**What the task requires**
Some entries follow. Reproduce exactly the lines starting at the one with "cin_eff[kMaxDfBatch], cout_eff[kMaxDfBatch], total[kMaxDfBatch];" and stopping after the one with "const int pairs = cin_eff * cout_eff;".

------------------------------------------------

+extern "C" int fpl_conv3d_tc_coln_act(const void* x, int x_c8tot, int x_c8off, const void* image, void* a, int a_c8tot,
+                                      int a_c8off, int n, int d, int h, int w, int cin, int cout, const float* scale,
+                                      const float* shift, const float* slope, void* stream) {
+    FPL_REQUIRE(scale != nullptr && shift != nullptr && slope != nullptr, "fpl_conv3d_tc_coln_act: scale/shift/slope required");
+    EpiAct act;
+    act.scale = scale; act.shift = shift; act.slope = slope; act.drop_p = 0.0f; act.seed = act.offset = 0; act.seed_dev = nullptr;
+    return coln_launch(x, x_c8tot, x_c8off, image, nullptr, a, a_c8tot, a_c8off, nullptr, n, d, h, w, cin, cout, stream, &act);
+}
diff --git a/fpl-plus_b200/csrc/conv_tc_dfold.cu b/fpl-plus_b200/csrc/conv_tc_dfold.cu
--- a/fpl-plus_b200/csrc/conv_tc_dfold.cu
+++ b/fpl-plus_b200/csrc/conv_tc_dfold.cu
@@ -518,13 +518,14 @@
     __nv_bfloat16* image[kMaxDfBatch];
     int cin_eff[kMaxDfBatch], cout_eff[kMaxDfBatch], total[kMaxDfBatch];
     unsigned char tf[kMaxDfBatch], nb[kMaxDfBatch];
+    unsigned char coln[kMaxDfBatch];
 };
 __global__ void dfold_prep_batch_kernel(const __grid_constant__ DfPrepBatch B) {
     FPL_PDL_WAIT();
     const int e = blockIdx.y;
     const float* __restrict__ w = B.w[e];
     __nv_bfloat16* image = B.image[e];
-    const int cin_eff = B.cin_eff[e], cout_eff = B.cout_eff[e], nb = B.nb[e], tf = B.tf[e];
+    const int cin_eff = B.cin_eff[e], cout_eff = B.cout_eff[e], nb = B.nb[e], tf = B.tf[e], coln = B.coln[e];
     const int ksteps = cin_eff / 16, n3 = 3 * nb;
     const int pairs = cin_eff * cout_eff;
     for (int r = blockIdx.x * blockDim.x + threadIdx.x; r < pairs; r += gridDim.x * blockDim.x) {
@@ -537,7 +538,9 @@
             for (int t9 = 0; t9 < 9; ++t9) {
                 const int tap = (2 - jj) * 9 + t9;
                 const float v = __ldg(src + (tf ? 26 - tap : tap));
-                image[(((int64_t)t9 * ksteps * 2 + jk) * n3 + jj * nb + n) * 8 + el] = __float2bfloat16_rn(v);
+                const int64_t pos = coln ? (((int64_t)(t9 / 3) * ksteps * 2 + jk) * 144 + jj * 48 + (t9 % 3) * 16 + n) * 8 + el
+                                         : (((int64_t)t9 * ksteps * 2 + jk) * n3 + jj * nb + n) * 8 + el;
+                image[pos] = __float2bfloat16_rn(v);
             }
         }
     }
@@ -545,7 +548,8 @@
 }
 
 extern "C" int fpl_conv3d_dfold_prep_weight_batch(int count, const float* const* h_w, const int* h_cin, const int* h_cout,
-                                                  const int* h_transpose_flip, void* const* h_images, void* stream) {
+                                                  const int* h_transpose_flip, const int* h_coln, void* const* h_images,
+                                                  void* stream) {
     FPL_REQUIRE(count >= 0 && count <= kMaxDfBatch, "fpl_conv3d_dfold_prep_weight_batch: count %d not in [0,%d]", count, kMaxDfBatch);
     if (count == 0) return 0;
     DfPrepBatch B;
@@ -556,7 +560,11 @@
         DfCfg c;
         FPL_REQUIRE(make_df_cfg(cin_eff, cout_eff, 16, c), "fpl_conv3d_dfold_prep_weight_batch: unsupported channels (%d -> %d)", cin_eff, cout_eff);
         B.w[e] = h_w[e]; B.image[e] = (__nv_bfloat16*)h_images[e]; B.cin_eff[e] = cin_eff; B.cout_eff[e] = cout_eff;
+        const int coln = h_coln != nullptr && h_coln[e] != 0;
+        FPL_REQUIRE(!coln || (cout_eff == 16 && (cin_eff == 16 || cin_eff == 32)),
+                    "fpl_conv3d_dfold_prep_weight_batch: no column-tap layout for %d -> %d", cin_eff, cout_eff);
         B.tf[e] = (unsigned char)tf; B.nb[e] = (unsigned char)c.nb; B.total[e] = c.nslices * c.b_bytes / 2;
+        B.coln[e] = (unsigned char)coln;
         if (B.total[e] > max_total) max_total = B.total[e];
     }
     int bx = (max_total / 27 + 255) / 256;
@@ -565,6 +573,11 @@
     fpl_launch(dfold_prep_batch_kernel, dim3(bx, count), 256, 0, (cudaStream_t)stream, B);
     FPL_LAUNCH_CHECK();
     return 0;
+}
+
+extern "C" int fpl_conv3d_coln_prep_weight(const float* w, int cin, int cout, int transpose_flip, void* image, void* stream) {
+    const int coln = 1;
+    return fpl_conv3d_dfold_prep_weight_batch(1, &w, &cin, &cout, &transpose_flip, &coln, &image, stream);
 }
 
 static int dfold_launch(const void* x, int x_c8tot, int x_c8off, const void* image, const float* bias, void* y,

------------------------------------------------

**Exercise answer**
     int cin_eff[kMaxDfBatch], cout_eff[kMaxDfBatch], total[kMaxDfBatch];
     unsigned char tf[kMaxDfBatch], nb[kMaxDfBatch];
+    unsigned char coln[kMaxDfBatch];
 };
 __global__ void dfold_prep_batch_kernel(const __grid_constant__ DfPrepBatch B) {
     FPL_PDL_WAIT();
     const int e = blockIdx.y;
     const float* __restrict__ w = B.w[e];
     __nv_bfloat16* image = B.image[e];
-    const int cin_eff = B.cin_eff[e], cout_eff = B.cout_eff[e], nb = B.nb[e], tf = B.tf[e];
+    const int cin_eff = B.cin_eff[e], cout_eff = B.cout_eff[e], nb = B.nb[e], tf = B.tf[e], coln = B.coln[e];
     const int ksteps = cin_eff / 16, n3 = 3 * nb;
     const int pairs = cin_eff * cout_eff;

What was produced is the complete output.